START DATA

@@ -229,8 +232,38 @@
           }
         }
       }
+      return okm;
     };
     auto landed = [&]() { asm volatile("s_waitcnt vmcnt(0)" ::: "memory"); };
+    auto activate_in_lds = [&](int s, unsigned okm) {
+      unsigned char* ab = smem + abuf_of(s);
+      const int cfirst = chunk_of(s) * CP * 8;
+      u32x4 v[AIT][CP];
+#pragma unroll
+      for (int it = 0; it < AIT; ++it) {
+        const int pixc = min(lt + it * NLT, NPIX - 1);
+#pragma unroll
+        for (int k = 0; k < CP; ++k) v[it][k] = *(const u32x4*)(ab + k * PLANE + pixc * 16);
+      }
+#pragma unroll
+      for (int k = 0; k < CP; ++k) {
+        float sc[8], sh[8];
+        const f32x4* ap = (const f32x4*)(smem + off_act) + (cfirst + k * 8) / 2;
+        const f32x4 s0 = ap[0], s1 = ap[1], h0 = ap[2], h1 = ap[3];
+#pragma unroll
+        for (int j = 0; j < 4; ++j) { sc[j] = s0[j]; sc[4 + j] = s1[j]; sh[j] = h0[j]; sh[4 + j] = h1[j]; }
+#pragma unroll
+        for (int it = 0; it < AIT; ++it) {
+          if ((okm >> it) & 1u) {
+            const V8 in = __builtin_bit_cast(V8, v[it][k]);
+            V8 o;
+#pragma unroll
+            for (int j = 0; j < 8; ++j) o[j] = from_f32<T>(fmaxf(fmaf(sc[j], to_f32<T>(in[j]), sh[j]), 0.f));
+            *(u32x4*)(ab + k * PLANE + (lt + it * NLT) * 16) = __builtin_bit_cast(u32x4, o);
+          }
+        }
+      }
+    };
     auto commit = [&](int s, const Staged& r, auto ACT) {
       constexpr bool act = decltype(ACT)::value;
       unsigned char* ab = smem + abuf_of(s);
@@ -328,6 +361,23 @@
             landed();
             lds_barrier();
           }
+        }
+        return;
+      }
+      if constexpr (decltype(ACT)::value && !PAIR && !SPL) if (p.act_dma) {
+        if (!WS) dma_weights(0, 0);
+        unsigned okm = dma_acts(0);
+        landed();
+        activate_in_lds(0, okm);
+        lds_barrier();
+        for (int s = 0; s < nsteps; ++s) {
+          if (s + 1 < nsteps) {
+            if (!WS) dma_weights(s + 1, (s + 1) & 1);
+            okm = dma_acts(s + 1);
+            landed();
+            activate_in_lds(s + 1, okm);
+          }
+          lds_barrier();
         }
         return;
       }
@@ -748,6 +798,7 @@
   static const int dbg = 0;
 #endif
   p.dbg = dbg;
+  p.act_dma = in_scale != nullptr && iunet_conv3_act_dma(0, nd, Cin) != 0;
   const bool ws = nd == 3 ? Cin <= 32 : Cin <= 64;
   const long long big_tiles = (long long)(per_sample ? 1 : N) * ((D + 3) / 4) * ((H + 7) / 8) * ((W + 15) / 16);
   const bool small = nd == 3 && !ws && big_tiles * (Cout / 32) < 128;
@@ -789,7 +840,7 @@
   p.bw_y = nullptr; p.bw_y_ss = 0; p.bw_mean = p.bw_invstd = p.bw_scale = p.bw_shift = nullptr;
   p.tilesZ = p.tilesY = p.tilesX = 0;
   p.bz = p.by = p.bx = p.nbz = p.nby = p.nbx = 0;
-  p.dbg = 0;
+  p.dbg = 0; p.act_dma = 0;
   p.split_nc = Cin / (nd == 3 ? 16 : 32); p.x_lo = x_lo; p.y_lo = y_lo; p.oscale = oscale; p.sat = sat;
   p.per_sample = 0; p.query_rows = nullptr;
   if (nd == 2) {
diff --git a/interactive-unet_amd/csrc/conv3_wgrad_v2.hip b/interactive-unet_amd/csrc/conv3_wgrad_v2.hip
--- a/interactive-unet_amd/csrc/conv3_wgrad_v2.hip
+++ b/interactive-unet_amd/csrc/conv3_wgrad_v2.hip
@@ -25,6 +25,7 @@
   int N, D, H, W, Cin, Cout;
   int tilesZ, tilesY, tilesX;
   int dbg;
+  int act_dma;
 };
 
 template <typename T>
@@ -79,7 +80,7 @@
   if (wave >= NCW) {
     const unsigned* zero16 = iunet_opaque_ptr((const unsigned*)g_wg2_zero16);
     const int lt = tid - NCW * 64;
-    if (p.x_scale == nullptr && !(p.dbg & 4)) {
+    if ((p.x_scale == nullptr || p.act_dma) && !(p.dbg & 4)) {
       const int lw = __builtin_amdgcn_readfirstlane(lt >> 6), ll = lt & 63;
       int xcd[3], ycd[4];
 #pragma unroll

END DATA

*AIM OF THE TASK*. Every entry is to be copied exactly, with none omitted.

*RESPONSE FOR THIS EXERCISE*.
@@ -229,8 +232,38 @@
           }
         }
       }
+      return okm;
     };
     auto landed = [&]() { asm volatile("s_waitcnt vmcnt(0)" ::: "memory"); };
+    auto activate_in_lds = [&](int s, unsigned okm) {
+      unsigned char* ab = smem + abuf_of(s);
+      const int cfirst = chunk_of(s) * CP * 8;
+      u32x4 v[AIT][CP];
+#pragma unroll
+      for (int it = 0; it < AIT; ++it) {
+        const int pixc = min(lt + it * NLT, NPIX - 1);
+#pragma unroll
+        for (int k = 0; k < CP; ++k) v[it][k] = *(const u32x4*)(ab + k * PLANE + pixc * 16);
+      }
+#pragma unroll
+      for (int k = 0; k < CP; ++k) {
+        float sc[8], sh[8];
+        const f32x4* ap = (const f32x4*)(smem + off_act) + (cfirst + k * 8) / 2;
+        const f32x4 s0 = ap[0], s1 = ap[1], h0 = ap[2], h1 = ap[3];
+#pragma unroll
+        for (int j = 0; j < 4; ++j) { sc[j] = s0[j]; sc[4 + j] = s1[j]; sh[j] = h0[j]; sh[4 + j] = h1[j]; }
+#pragma unroll
+        for (int it = 0; it < AIT; ++it) {
+          if ((okm >> it) & 1u) {
+            const V8 in = __builtin_bit_cast(V8, v[it][k]);
+            V8 o;
+#pragma unroll
+            for (int j = 0; j < 8; ++j) o[j] = from_f32<T>(fmaxf(fmaf(sc[j], to_f32<T>(in[j]), sh[j]), 0.f));
+            *(u32x4*)(ab + k * PLANE + (lt + it * NLT) * 16) = __builtin_bit_cast(u32x4, o);
+          }
+        }
+      }
+    };
     auto commit = [&](int s, const Staged& r, auto ACT) {
       constexpr bool act = decltype(ACT)::value;
       unsigned char* ab = smem + abuf_of(s);
@@ -328,6 +361,23 @@
             landed();
             lds_barrier();
           }
+        }
+        return;
+      }
+      if constexpr (decltype(ACT)::value && !PAIR && !SPL) if (p.act_dma) {
+        if (!WS) dma_weights(0, 0);
+        unsigned okm = dma_acts(0);
+        landed();
+        activate_in_lds(0, okm);
+        lds_barrier();
+        for (int s = 0; s < nsteps; ++s) {
+          if (s + 1 < nsteps) {
+            if (!WS) dma_weights(s + 1, (s + 1) & 1);
+            okm = dma_acts(s + 1);
+            landed();
+            activate_in_lds(s + 1, okm);
+          }
+          lds_barrier();
         }
         return;
       }
@@ -748,6 +798,7 @@
   static const int dbg = 0;
 #endif
   p.dbg = dbg;
+  p.act_dma = in_scale != nullptr && iunet_conv3_act_dma(0, nd, Cin) != 0;
   const bool ws = nd == 3 ? Cin <= 32 : Cin <= 64;
   const long long big_tiles = (long long)(per_sample ? 1 : N) * ((D + 3) / 4) * ((H + 7) / 8) * ((W + 15) / 16);
   const bool small = nd == 3 && !ws && big_tiles * (Cout / 32) < 128;
@@ -789,7 +840,7 @@
   p.bw_y = nullptr; p.bw_y_ss = 0; p.bw_mean = p.bw_invstd = p.bw_scale = p.bw_shift = nullptr;
   p.tilesZ = p.tilesY = p.tilesX = 0;
   p.bz = p.by = p.bx = p.nbz = p.nby = p.nbx = 0;
-  p.dbg = 0;
+  p.dbg = 0; p.act_dma = 0;
   p.split_nc = Cin / (nd == 3 ? 16 : 32); p.x_lo = x_lo; p.y_lo = y_lo; p.oscale = oscale; p.sat = sat;
   p.per_sample = 0; p.query_rows = nullptr;
   if (nd == 2) {
diff --git a/interactive-unet_amd/csrc/conv3_wgrad_v2.hip b/interactive-unet_amd/csrc/conv3_wgrad_v2.hip
--- a/interactive-unet_amd/csrc/conv3_wgrad_v2.hip
+++ b/interactive-unet_amd/csrc/conv3_wgrad_v2.hip
@@ -25,6 +25,7 @@
   int N, D, H, W, Cin, Cout;
   int tilesZ, tilesY, tilesX;
   int dbg;
+  int act_dma;
 };
 
 template <typename T>
@@ -79,7 +80,7 @@
   if (wave >= NCW) {
     const unsigned* zero16 = iunet_opaque_ptr((const unsigned*)g_wg2_zero16);
     const int lt = tid - NCW * 64;
-    if (p.x_scale == nullptr && !(p.dbg & 4)) {
+    if ((p.x_scale == nullptr || p.act_dma) && !(p.dbg & 4)) {
       const int lw = __builtin_amdgcn_readfirstlane(lt >> 6), ll = lt & 63;
       int xcd[3], ycd[4];
 #pragma unroll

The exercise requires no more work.